__Supplied data__.
----------------
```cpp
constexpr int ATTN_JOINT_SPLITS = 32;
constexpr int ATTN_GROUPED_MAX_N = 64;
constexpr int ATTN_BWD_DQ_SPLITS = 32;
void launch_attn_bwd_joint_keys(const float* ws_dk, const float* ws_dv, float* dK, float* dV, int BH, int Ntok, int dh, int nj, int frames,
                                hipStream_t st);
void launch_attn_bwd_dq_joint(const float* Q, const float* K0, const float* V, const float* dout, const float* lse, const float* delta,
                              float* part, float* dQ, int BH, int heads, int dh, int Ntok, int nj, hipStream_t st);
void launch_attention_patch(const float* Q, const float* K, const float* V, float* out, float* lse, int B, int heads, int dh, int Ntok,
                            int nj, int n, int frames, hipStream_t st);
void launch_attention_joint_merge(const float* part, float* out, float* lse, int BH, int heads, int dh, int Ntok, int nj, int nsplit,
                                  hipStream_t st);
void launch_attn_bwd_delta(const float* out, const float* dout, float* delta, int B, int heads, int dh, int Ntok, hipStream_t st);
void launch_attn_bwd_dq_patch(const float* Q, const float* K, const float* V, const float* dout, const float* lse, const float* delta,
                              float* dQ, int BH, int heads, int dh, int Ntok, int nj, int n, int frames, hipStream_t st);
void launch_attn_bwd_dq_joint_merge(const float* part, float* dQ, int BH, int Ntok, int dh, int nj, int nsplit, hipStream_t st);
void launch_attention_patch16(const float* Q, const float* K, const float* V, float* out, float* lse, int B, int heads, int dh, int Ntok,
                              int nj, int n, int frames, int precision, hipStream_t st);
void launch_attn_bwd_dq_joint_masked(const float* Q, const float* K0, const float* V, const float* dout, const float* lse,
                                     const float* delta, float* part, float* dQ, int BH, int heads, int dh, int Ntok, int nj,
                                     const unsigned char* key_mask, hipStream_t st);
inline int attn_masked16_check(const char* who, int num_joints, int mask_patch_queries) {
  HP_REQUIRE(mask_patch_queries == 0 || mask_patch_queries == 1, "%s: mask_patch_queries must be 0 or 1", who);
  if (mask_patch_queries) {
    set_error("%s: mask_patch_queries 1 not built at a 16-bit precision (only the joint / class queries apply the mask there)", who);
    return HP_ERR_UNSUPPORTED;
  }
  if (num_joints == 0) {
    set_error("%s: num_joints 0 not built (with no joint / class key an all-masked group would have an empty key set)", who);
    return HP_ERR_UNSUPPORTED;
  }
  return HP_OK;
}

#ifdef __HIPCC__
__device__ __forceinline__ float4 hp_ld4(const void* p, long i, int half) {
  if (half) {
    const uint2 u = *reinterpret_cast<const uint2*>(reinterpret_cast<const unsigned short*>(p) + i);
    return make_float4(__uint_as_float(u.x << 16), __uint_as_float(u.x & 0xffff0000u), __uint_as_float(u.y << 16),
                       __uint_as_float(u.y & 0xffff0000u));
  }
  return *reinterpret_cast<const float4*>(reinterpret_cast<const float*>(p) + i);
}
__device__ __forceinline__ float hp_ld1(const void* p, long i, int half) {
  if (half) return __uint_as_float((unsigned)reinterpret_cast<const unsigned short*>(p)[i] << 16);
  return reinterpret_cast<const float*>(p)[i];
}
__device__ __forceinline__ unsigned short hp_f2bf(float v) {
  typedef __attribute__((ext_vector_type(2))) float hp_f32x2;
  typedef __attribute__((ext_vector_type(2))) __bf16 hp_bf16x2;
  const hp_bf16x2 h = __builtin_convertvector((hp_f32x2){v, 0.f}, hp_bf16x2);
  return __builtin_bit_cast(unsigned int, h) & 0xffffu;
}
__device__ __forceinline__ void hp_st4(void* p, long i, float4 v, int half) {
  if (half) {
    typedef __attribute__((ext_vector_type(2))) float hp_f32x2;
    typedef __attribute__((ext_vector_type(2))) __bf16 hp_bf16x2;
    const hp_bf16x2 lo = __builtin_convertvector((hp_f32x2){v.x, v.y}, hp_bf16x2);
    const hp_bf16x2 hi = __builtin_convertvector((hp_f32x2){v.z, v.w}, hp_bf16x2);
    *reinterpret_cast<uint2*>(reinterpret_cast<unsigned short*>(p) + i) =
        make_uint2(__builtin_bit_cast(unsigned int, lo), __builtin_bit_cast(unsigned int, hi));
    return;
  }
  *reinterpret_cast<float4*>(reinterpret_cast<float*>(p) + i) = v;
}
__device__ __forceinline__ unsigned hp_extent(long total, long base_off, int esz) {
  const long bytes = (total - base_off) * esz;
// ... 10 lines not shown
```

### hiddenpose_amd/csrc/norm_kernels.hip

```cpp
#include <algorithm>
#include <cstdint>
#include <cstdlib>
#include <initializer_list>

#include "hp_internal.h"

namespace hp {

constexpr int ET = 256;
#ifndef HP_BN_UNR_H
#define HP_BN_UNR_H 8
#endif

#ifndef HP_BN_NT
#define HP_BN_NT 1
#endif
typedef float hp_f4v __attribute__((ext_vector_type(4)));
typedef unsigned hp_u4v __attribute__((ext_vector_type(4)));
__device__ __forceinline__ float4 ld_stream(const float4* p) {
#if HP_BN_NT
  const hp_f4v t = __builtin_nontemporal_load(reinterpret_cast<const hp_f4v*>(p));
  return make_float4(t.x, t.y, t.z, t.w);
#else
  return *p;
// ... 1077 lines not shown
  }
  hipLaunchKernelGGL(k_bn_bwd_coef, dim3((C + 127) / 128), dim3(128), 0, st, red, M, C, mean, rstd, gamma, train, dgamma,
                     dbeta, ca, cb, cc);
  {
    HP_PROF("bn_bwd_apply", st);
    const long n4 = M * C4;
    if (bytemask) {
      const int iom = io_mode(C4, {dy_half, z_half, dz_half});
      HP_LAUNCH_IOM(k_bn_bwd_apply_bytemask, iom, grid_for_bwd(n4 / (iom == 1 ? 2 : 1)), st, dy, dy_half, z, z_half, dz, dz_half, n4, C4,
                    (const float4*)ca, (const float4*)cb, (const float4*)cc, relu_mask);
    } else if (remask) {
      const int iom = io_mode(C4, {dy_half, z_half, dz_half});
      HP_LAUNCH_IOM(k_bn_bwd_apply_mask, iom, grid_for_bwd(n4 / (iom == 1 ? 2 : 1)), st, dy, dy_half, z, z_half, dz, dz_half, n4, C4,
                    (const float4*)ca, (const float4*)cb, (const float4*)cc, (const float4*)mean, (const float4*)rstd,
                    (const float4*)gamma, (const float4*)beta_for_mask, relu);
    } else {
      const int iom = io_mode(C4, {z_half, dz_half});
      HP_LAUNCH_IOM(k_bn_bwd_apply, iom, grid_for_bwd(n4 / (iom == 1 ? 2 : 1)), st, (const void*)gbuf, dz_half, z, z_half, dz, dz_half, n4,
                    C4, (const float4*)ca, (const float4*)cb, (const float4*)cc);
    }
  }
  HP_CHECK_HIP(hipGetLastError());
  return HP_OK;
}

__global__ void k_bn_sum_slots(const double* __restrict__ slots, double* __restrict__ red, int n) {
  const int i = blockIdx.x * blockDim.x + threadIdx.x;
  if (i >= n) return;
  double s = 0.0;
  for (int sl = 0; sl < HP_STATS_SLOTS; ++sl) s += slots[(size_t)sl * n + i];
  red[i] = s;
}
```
----------------
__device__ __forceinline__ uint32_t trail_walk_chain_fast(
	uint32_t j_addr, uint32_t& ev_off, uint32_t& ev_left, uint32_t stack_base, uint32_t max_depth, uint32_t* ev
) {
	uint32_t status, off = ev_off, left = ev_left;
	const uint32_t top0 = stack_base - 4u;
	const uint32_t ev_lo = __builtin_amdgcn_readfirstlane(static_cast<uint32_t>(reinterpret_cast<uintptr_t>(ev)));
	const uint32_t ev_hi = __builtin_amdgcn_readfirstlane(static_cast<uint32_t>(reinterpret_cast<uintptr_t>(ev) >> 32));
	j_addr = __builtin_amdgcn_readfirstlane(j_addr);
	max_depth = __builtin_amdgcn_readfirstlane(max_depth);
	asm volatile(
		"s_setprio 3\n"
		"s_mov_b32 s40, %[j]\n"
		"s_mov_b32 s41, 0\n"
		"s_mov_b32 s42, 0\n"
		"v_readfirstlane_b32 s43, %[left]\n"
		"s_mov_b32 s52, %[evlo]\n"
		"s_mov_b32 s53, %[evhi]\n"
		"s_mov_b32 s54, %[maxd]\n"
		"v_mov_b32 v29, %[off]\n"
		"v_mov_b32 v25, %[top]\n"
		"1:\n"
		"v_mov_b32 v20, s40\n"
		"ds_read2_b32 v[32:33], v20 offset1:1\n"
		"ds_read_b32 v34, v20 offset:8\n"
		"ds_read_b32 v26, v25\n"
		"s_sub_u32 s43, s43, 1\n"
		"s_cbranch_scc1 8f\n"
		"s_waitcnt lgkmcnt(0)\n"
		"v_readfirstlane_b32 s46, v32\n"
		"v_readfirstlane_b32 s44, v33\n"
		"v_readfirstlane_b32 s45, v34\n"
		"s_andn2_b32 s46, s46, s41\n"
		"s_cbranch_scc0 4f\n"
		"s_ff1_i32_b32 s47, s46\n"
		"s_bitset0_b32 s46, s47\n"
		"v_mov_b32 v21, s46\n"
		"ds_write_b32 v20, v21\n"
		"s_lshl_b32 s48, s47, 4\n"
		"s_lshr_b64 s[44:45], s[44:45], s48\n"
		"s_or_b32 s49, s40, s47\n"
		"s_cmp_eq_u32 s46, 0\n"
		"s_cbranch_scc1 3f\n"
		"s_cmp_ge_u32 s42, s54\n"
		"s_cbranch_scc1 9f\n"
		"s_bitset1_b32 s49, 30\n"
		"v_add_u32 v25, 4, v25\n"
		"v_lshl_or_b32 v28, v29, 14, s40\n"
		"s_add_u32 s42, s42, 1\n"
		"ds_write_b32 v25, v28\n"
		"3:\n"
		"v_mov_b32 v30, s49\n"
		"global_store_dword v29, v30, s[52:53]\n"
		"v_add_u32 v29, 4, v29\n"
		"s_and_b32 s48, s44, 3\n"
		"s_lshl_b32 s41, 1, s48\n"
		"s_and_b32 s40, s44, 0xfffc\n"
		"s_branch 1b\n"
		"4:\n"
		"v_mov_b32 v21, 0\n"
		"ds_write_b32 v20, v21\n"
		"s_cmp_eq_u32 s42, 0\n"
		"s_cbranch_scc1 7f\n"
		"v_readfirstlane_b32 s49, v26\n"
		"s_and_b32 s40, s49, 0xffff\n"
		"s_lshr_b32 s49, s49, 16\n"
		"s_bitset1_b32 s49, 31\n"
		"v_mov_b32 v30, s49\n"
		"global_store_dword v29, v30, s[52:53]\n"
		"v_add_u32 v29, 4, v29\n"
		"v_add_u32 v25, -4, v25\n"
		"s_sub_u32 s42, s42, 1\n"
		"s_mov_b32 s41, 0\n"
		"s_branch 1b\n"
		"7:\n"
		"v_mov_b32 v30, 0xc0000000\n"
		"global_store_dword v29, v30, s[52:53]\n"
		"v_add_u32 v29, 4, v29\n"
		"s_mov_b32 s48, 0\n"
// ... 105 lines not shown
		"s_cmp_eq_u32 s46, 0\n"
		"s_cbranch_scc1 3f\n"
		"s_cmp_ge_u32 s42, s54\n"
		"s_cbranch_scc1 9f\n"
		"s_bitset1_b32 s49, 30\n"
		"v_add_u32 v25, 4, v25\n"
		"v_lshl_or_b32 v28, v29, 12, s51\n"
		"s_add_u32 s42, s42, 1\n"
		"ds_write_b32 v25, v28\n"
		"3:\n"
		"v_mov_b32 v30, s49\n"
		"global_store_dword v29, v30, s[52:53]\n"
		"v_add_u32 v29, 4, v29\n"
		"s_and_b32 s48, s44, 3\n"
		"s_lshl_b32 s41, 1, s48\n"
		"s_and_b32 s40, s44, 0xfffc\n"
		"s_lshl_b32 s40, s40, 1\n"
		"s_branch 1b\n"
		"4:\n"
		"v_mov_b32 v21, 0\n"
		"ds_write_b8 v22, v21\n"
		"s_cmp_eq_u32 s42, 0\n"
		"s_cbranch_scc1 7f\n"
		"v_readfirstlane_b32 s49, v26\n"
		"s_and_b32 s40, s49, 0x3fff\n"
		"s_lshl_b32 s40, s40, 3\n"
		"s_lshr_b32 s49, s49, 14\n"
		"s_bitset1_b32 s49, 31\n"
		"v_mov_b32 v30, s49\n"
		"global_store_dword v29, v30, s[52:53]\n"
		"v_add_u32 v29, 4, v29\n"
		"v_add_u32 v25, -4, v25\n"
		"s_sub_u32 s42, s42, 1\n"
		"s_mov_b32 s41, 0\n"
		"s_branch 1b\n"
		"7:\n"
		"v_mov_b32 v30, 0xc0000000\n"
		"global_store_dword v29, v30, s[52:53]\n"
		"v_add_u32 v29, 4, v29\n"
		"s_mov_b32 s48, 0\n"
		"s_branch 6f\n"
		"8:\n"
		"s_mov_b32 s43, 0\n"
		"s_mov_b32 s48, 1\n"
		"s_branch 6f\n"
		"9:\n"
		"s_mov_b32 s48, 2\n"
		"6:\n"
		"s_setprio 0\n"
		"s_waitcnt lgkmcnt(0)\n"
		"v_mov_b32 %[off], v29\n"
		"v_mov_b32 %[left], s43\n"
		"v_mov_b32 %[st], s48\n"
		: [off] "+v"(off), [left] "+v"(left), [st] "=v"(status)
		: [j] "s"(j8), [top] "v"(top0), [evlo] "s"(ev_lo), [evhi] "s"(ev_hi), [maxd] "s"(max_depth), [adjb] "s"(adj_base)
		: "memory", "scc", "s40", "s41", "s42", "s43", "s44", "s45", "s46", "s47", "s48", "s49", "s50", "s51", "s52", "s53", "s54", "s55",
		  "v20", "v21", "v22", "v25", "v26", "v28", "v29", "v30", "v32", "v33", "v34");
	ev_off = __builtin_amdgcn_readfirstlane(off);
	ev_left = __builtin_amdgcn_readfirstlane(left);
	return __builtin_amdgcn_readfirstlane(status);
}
----------------
__Activity__. Determine, please, how many lines hold "total" in the records, and give that number by itself.

__Task output__. 2